# ed-fish/data-efficient-video-transformers

Measured on AMD Instinct MI355X. Metric: clips/sec fwd+bwd, B=8 T=32 3x224x224 bf16, higher is better.
Workload: dtype bf16; 1 GPU; ViViT metric shape (SURVEY 8 'M'; BASELINE configs[2]/[3] transformer): B=8/GPU, T=32, 3x224x224, patch 16, d=512, ...; global_batch=8, parallelism=dp1

## Files before the change

data-efficient-video-transformers_amd/csrc/attention.hip:

```cpp
#include "common.h"
#include <cstdlib>

namespace {

__device__ __forceinline__ void wave_lds_sync() {
  asm volatile("s_waitcnt lgkmcnt(0)" ::: "memory");
  __builtin_amdgcn_wave_barrier();
}

constexpr float kLog2e = 1.4426950408889634f;
constexpr float kLn2 = 0.6931471805599453f;

struct AttnParams {
  const void *q, *k, *v, *o, *d_o;
  void *out, *dq, *dk, *dv;
  float* lse;
  float* delta;
  int B, H, Lq, Lk, dh;
  int64_t q_sb, q_sh, q_sl, k_sb, k_sh, k_sl, v_sb, v_sh, v_sl, o_sb, o_sh, o_sl;
  float scale;
  int Lkp;
  int Lqp;
  int patch_off;
  uint32_t drop_thr;
// ... 777 lines not shown
  };
  V8 qf[2];
  load_q(wid, qf);
  stage_images<E>(ks, kb, p.k_sl, vs, vb, p.v_sl, p.Lk, NKP * 32);
  __syncthreads();

  const float c2 = p.scale * kLog2e;
  char* patch = p.patch_off >= 0 ? smem + p.patch_off + wid * 2048 : nullptr;
  for (int qt = wid; qt < nqt; qt += W) {
    asm volatile("" ::: "memory");
    f32x4 s[NKP][2];
#pragma unroll
    for (int kp = 0; kp < NKP; ++kp)
#pragma unroll
      for (int tt = 0; tt < 2; ++tt) {
        s[kp][tt] = f32x4{0.f, 0.f, 0.f, 0.f};
#pragma unroll
        for (int kk = 0; kk < 2; ++kk)
          s[kp][tt] = Elem16<E>::mma(img_row_frag<E>(ks, (2 * kp + tt) * 16, kk, g, li), qf[kk], s[kp][tt]);
      }
    load_q(qt + W, qf);
    __builtin_amdgcn_sched_barrier(0);
#pragma unroll
    for (int tt = 0; tt < 2; ++tt)
#pragma unroll
      for (int r = 0; r < 4; ++r)
        if ((2 * (NKP - 1) + tt) * 16 + 4 * g + r >= p.Lk) s[NKP - 1][tt][r] = -INFINITY;
    float mx = vmax2(s[0][0][0], s[0][0][1]);
#pragma unroll
    for (int kp = 0; kp < NKP; ++kp)
#pragma unroll
      for (int tt = 0; tt < 2; ++tt) {
        if (kp == 0 && tt == 0) {
          mx = vmax3(mx, s[0][0][2], s[0][0][3]);
        } else {
          mx = vmax3(mx, s[kp][tt][0], s[kp][tt][1]);
          mx = vmax3(mx, s[kp][tt][2], s[kp][tt][3]);
        }
      }
    mx = rows_allreduce<true>(mx);
    const float mn = mx * c2;
    f32x4 o[4];
#pragma unroll
    for (int dt = 0; dt < 4; ++dt) o[dt] = f32x4{0.f, 0.f, 0.f, 0.f};
    f32x4 ol = f32x4{0.f, 0.f, 0.f, 0.f};
    V8 ones;
#pragma unroll
    for (int j = 0; j < 8; ++j) ones[j] = (E)1.0f;
    const f32x2 c2v = {c2, c2}, mnv = {-mn, -mn};
#pragma unroll
    for (int kp = 0; kp < NKP; ++kp) {
#pragma unroll
      for (int tt = 0; tt < 2; ++tt) {
        const f32x2 a = __builtin_elementwise_fma(f32x2{s[kp][tt][0], s[kp][tt][1]}, c2v, mnv);
        const f32x2 c = __builtin_elementwise_fma(f32x2{s[kp][tt][2], s[kp][tt][3]}, c2v, mnv);
        s[kp][tt][0] = __builtin_amdgcn_exp2f(a[0]);
        s[kp][tt][1] = __builtin_amdgcn_exp2f(a[1]);
        s[kp][tt][2] = __builtin_amdgcn_exp2f(c[0]);
        s[kp][tt][3] = __builtin_amdgcn_exp2f(c[1]);
      }
      const V8 pf = pack_pair<E>(s[kp][0], s[kp][1]);
#pragma unroll
      for (int dt = 0; dt < 4; ++dt)
        o[dt] = Elem16<E>::mma(img_tr_frag<E>(vs, 2 * kp, 2 * kp + 1, dt * 16, g, li), pf, o[dt]);
      ol = Elem16<E>::mma(ones, pf, ol);
    }
    const float l = ol[0];
    const float inv = 1.0f / l;
    const int qi = qt * 16 + li;
    consume(qf[0]);
    consume(qf[1]);
    store_tile<E>(patch, ob, p.o_sl, qt * 16, p.Lq, o, inv, lane);
    if (qi < p.Lq && g == 0) lse[qi] = (mn + __builtin_amdgcn_logf(l)) * kLn2;
  }
}


template <typename E, int NKP>
__global__ __launch_bounds__(1024) void attn_bwd_dq_mfma_kernel(const AttnParams p) {
  extern __shared__ __attribute__((aligned(16))) char smem[];
  using V8 = typename Elem16<E>::v8;
  const int lane = threadIdx.x & 63, wid = threadIdx.x >> 6, W = blockDim.x >> 6;
  const int g = lane >> 4, li = lane & 15;
  const int b = blockIdx.x / p.H, h = blockIdx.x % p.H;
  const E* qb = (const E*)p.q + b * p.q_sb + h * p.q_sh;
  const E* kb = (const E*)p.k + b * p.k_sb + h * p.k_sh;
  const E* vb = (const E*)p.v + b * p.v_sb + h * p.v_sh;
  const E* ob = (const E*)p.o + b * p.o_sb + h * p.o_sh;
  const E* gb = (const E*)p.d_o + b * p.o_sb + h * p.o_sh;
  E* dqb = (E*)p.dq + b * p.q_sb + h * p.q_sh;
  const float* lse = p.lse + ((int64_t)b * p.H + h) * p.Lq;
  float* delta = p.delta + ((int64_t)b * p.H + h) * p.Lq;
  char* ks = smem;
  char* vs = smem + p.Lkp * kRowBytes;
  const int nqt = (p.Lq + 15) >> 4, nkp = NKP ? NKP : p.Lkp >> 5;
  auto load_rows = [&](int qt, V8* qf, V8* gf, V8* of, float& l2) {
    const int qi = qt * 16 + li;
    const int qrow = qi < p.Lq ? qi : p.Lq - 1;
#pragma unroll
    for (int kk = 0; kk < 2; ++kk) {
      qf[kk] = *reinterpret_cast<const V8*>(qb + (int64_t)qrow * p.q_sl + kk * 32 + g * 8);
      gf[kk] = *reinterpret_cast<const V8*>(gb + (int64_t)qrow * p.o_sl + kk * 32 + g * 8);
      of[kk] = *reinterpret_cast<const V8*>(ob + (int64_t)qrow * p.o_sl + kk * 32 + g * 8);
    }
    l2 = lse[qrow] * kLog2e;
  };
  V8 qf[2], gf[2], of[2];
  float l2;
  load_rows(wid, qf, gf, of, l2);
  stage_images<E>(ks, kb, p.k_sl, vs, vb, p.v_sl, p.Lk, p.Lkp);
  __syncthreads();

  const float c2 = p.scale * kLog2e;
  char* patch = p.patch_off >= 0 ? smem + p.patch_off + wid * 2048 : nullptr;
  for (int qt = wid; qt < nqt; qt += W) {
    asm volatile("" ::: "memory");
    float dl = 0.f;
#pragma unroll
    for (int kk = 0; kk < 2; ++kk)
#pragma unroll
      for (int j = 0; j < 8; ++j) dl = fmaf((float)gf[kk][j], (float)of[kk][j], dl);
    dl = rows_allreduce<false>(dl);
    if (g == 0 && qt * 16 + li < p.Lq) delta[qt * 16 + li] = dl;
    V8 qn[2], gn[2];
    float l2n;
    load_rows(qt + W, qn, gn, of, l2n);
    __builtin_amdgcn_sched_barrier(0);
    f32x4 acc[4];
#pragma unroll
    for (int dt = 0; dt < 4; ++dt) acc[dt] = f32x4{0.f, 0.f, 0.f, 0.f};
    const f32x2 c2v = {c2, c2}, l2v = {-l2, -l2}, dlv = {-dl, -dl};
    auto step = [&](int kp, bool last) {
      f32x4 s[2], dp[2];
#pragma unroll
      for (int tt = 0; tt < 2; ++tt) {
        s[tt] = f32x4{0.f, 0.f, 0.f, 0.f};
        dp[tt] = f32x4{0.f, 0.f, 0.f, 0.f};
#pragma unroll
        for (int kk = 0; kk < 2; ++kk) {
          s[tt] = Elem16<E>::mma(img_row_frag<E>(ks, (2 * kp + tt) * 16, kk, g, li), qf[kk], s[tt]);
          dp[tt] = Elem16<E>::mma(img_row_frag<E>(vs, (2 * kp + tt) * 16, kk, g, li), gf[kk], dp[tt]);
        }
      }
#pragma unroll
      for (int tt = 0; tt < 2; ++tt)
#pragma unroll
        for (int r = 0; r < 4; r += 2) {
          const f32x2 x = __builtin_elementwise_fma(f32x2{s[tt][r], s[tt][r + 1]}, c2v, l2v);
          const f32x2 d = f32x2{dp[tt][r], dp[tt][r + 1]} + dlv;
          const f32x2 pr = {__builtin_amdgcn_exp2f(x[0]), __builtin_amdgcn_exp2f(x[1])};
          const f32x2 ds = pr * d;
          s[tt][r] = ds[0];
          s[tt][r + 1] = ds[1];
          if (last && (2 * kp + tt) * 16 + 4 * g + r >= p.Lk) s[tt][r] = 0.f;
          if (last && (2 * kp + tt) * 16 + 4 * g + r + 1 >= p.Lk) s[tt][r + 1] = 0.f;
        }
      const V8 dsf = pack_pair<E>(s[0], s[1]);
#pragma unroll
      for (int dt = 0; dt < 4; ++dt)
        acc[dt] = Elem16<E>::mma(img_tr_frag<E>(ks, 2 * kp, 2 * kp + 1, dt * 16, g, li), dsf, acc[dt]);
    };
    if constexpr (NKP > 0) {
#pragma unroll
      for (int kp = 0; kp < NKP; ++kp) step(kp, kp == NKP - 1);
    } else {
      for (int kp = 0; kp < nkp - 1; ++kp) step(kp, false);
      step(nkp - 1, true);
    }
#pragma unroll
    for (int kk = 0; kk < 2; ++kk) {
      consume(qn[kk]);
      consume(gn[kk]);
      consume(of[kk]);
    }
    consume(l2n);
    store_tile<E>(patch, dqb, p.q_sl, qt * 16, p.Lq, acc, p.scale, lane);
#pragma unroll
    for (int kk = 0; kk < 2; ++kk) {
      qf[kk] = qn[kk];
      gf[kk] = gn[kk];
    }
    l2 = l2n;
  }
}

template <typename E, int NQP>
__global__ __launch_bounds__(1024) void attn_bwd_dkv_mfma_kernel(const AttnParams p) {
  extern __shared__ __attribute__((aligned(16))) char smem[];
  using V8 = typename Elem16<E>::v8;
  const int lane = threadIdx.x & 63, wid = threadIdx.x >> 6, W = blockDim.x >> 6;
  const int g = lane >> 4, li = lane & 15;
  const int b = blockIdx.x / p.H, h = blockIdx.x % p.H;
  const E* qb = (const E*)p.q + b * p.q_sb + h * p.q_sh;
  const E* kb = (const E*)p.k + b * p.k_sb + h * p.k_sh;
  const E* vb = (const E*)p.v + b * p.v_sb + h * p.v_sh;
  const E* gb = (const E*)p.d_o + b * p.o_sb + h * p.o_sh;
  E* dkb = (E*)p.dk + b * p.k_sb + h * p.k_sh;
  E* dvb = (E*)p.dv + b * p.v_sb + h * p.v_sh;
  const float* lse = p.lse + ((int64_t)b * p.H + h) * p.Lq;
  const float* delta = p.delta + ((int64_t)b * p.H + h) * p.Lq;
  char* qs = smem;
  char* gs = smem + p.Lqp * kRowBytes;
  float* l2s = reinterpret_cast<float*>(smem + 2 * p.Lqp * kRowBytes);
  float* dls = l2s + p.Lqp;
  const int nkt = (p.Lk + 15) >> 4, nqp = NQP ? NQP : p.Lqp >> 5;
  auto load_rows = [&](int kt, V8* kf, V8* vf) {
    const int kj = kt * 16 + li;
    const int krow = kj < p.Lk ? kj : p.Lk - 1;
#pragma unroll
    for (int kk = 0; kk < 2; ++kk) {
      kf[kk] = *reinterpret_cast<const V8*>(kb + (int64_t)krow * p.k_sl + kk * 32 + g * 8);
      vf[kk] = *reinterpret_cast<const V8*>(vb + (int64_t)krow * p.v_sl + kk * 32 + g * 8);
    }
  };
  V8 kf[2], vf[2];
  load_rows(wid, kf, vf);
  const int sr = (int)threadIdx.x < p.Lq ? (int)threadIdx.x : p.Lq - 1;
  const float lse0 = lse[sr], dl0 = delta[sr];
  stage_images<E>(qs, qb, p.q_sl, gs, gb, p.o_sl, p.Lq, p.Lqp);
  if ((int)threadIdx.x < p.Lqp) {
    l2s[threadIdx.x] = (int)threadIdx.x < p.Lq ? -lse0 * kLog2e : 0.f;
    dls[threadIdx.x] = (int)threadIdx.x < p.Lq ? -dl0 : 0.f;
  }
  for (int r = threadIdx.x + blockDim.x; r < p.Lqp; r += blockDim.x) {
    l2s[r] = r < p.Lq ? -lse[r] * kLog2e : 0.f;
    dls[r] = r < p.Lq ? -delta[r] : 0.f;
  }
  __syncthreads();

  const float c2 = p.scale * kLog2e;
  char* patch = p.patch_off >= 0 ? smem + p.patch_off + wid * 2048 : nullptr;
  for (int kt = wid; kt < nkt; kt += W) {
    asm volatile("" ::: "memory");
    f32x4 dk[4], dv[4];
#pragma unroll
    for (int dt = 0; dt < 4; ++dt) {
      dk[dt] = f32x4{0.f, 0.f, 0.f, 0.f};
      dv[dt] = f32x4{0.f, 0.f, 0.f, 0.f};
    }
    const f32x2 c2v = {c2, c2};
    auto step = [&](int qp) {
      f32x4 s[2], dp[2];
#pragma unroll
      for (int tt = 0; tt < 2; ++tt) {
        s[tt] = f32x4{0.f, 0.f, 0.f, 0.f};
        dp[tt] = f32x4{0.f, 0.f, 0.f, 0.f};
#pragma unroll
        for (int kk = 0; kk < 2; ++kk) {
          s[tt] = Elem16<E>::mma(img_row_frag<E>(qs, (2 * qp + tt) * 16, kk, g, li), kf[kk], s[tt]);
          dp[tt] = Elem16<E>::mma(img_row_frag<E>(gs, (2 * qp + tt) * 16, kk, g, li), vf[kk], dp[tt]);
        }
      }
#pragma unroll
      for (int tt = 0; tt < 2; ++tt) {
        const int q0 = (2 * qp + tt) * 16 + 4 * g;
        const f32x4 l2 = *reinterpret_cast<const f32x4*>(l2s + q0);
        const f32x4 dl = *reinterpret_cast<const f32x4*>(dls + q0);
#pragma unroll
        for (int r = 0; r < 4; r += 2) {
          const f32x2 x = __builtin_elementwise_fma(f32x2{s[tt][r], s[tt][r + 1]}, c2v, f32x2{l2[r], l2[r + 1]});
          const f32x2 d = f32x2{dp[tt][r], dp[tt][r + 1]} + f32x2{dl[r], dl[r + 1]};
          const f32x2 pr = {__builtin_amdgcn_exp2f(x[0]), __builtin_amdgcn_exp2f(x[1])};
          const f32x2 ds = pr * d;
          s[tt][r] = pr[0];
          s[tt][r + 1] = pr[1];
          dp[tt][r] = ds[0];
          dp[tt][r + 1] = ds[1];
        }
      }
      const V8 pf = pack_pair<E>(s[0], s[1]);
      const V8 dsf = pack_pair<E>(dp[0], dp[1]);
#pragma unroll
      for (int dt = 0; dt < 4; ++dt) {
        dv[dt] = Elem16<E>::mma(img_tr_frag<E>(gs, 2 * qp, 2 * qp + 1, dt * 16, g, li), pf, dv[dt]);
        dk[dt] = Elem16<E>::mma(img_tr_frag<E>(qs, 2 * qp, 2 * qp + 1, dt * 16, g, li), dsf, dk[dt]);
      }
    };
    if constexpr (NQP > 0) {
#pragma unroll
      for (int qp = 0; qp < NQP; ++qp) step(qp);
    } else {
      for (int qp = 0; qp < nqp; ++qp) step(qp);
    }
    if (kt + W < nkt) load_rows(kt + W, kf, vf);
    store_tile<E>(patch, dkb, p.k_sl, kt * 16, p.Lk, dk, p.scale, lane);
    store_tile<E>(patch, dvb, p.v_sl, kt * 16, p.Lk, dv, 1.0f, lane);
  }
}
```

= = =

Go through the listing above and return each line that includes the word "data".

§ **SOLUTION FOR THIS TASK**
# ed-fish/data-efficient-video-transformers
data-efficient-video-transformers_amd/csrc/attention.hip:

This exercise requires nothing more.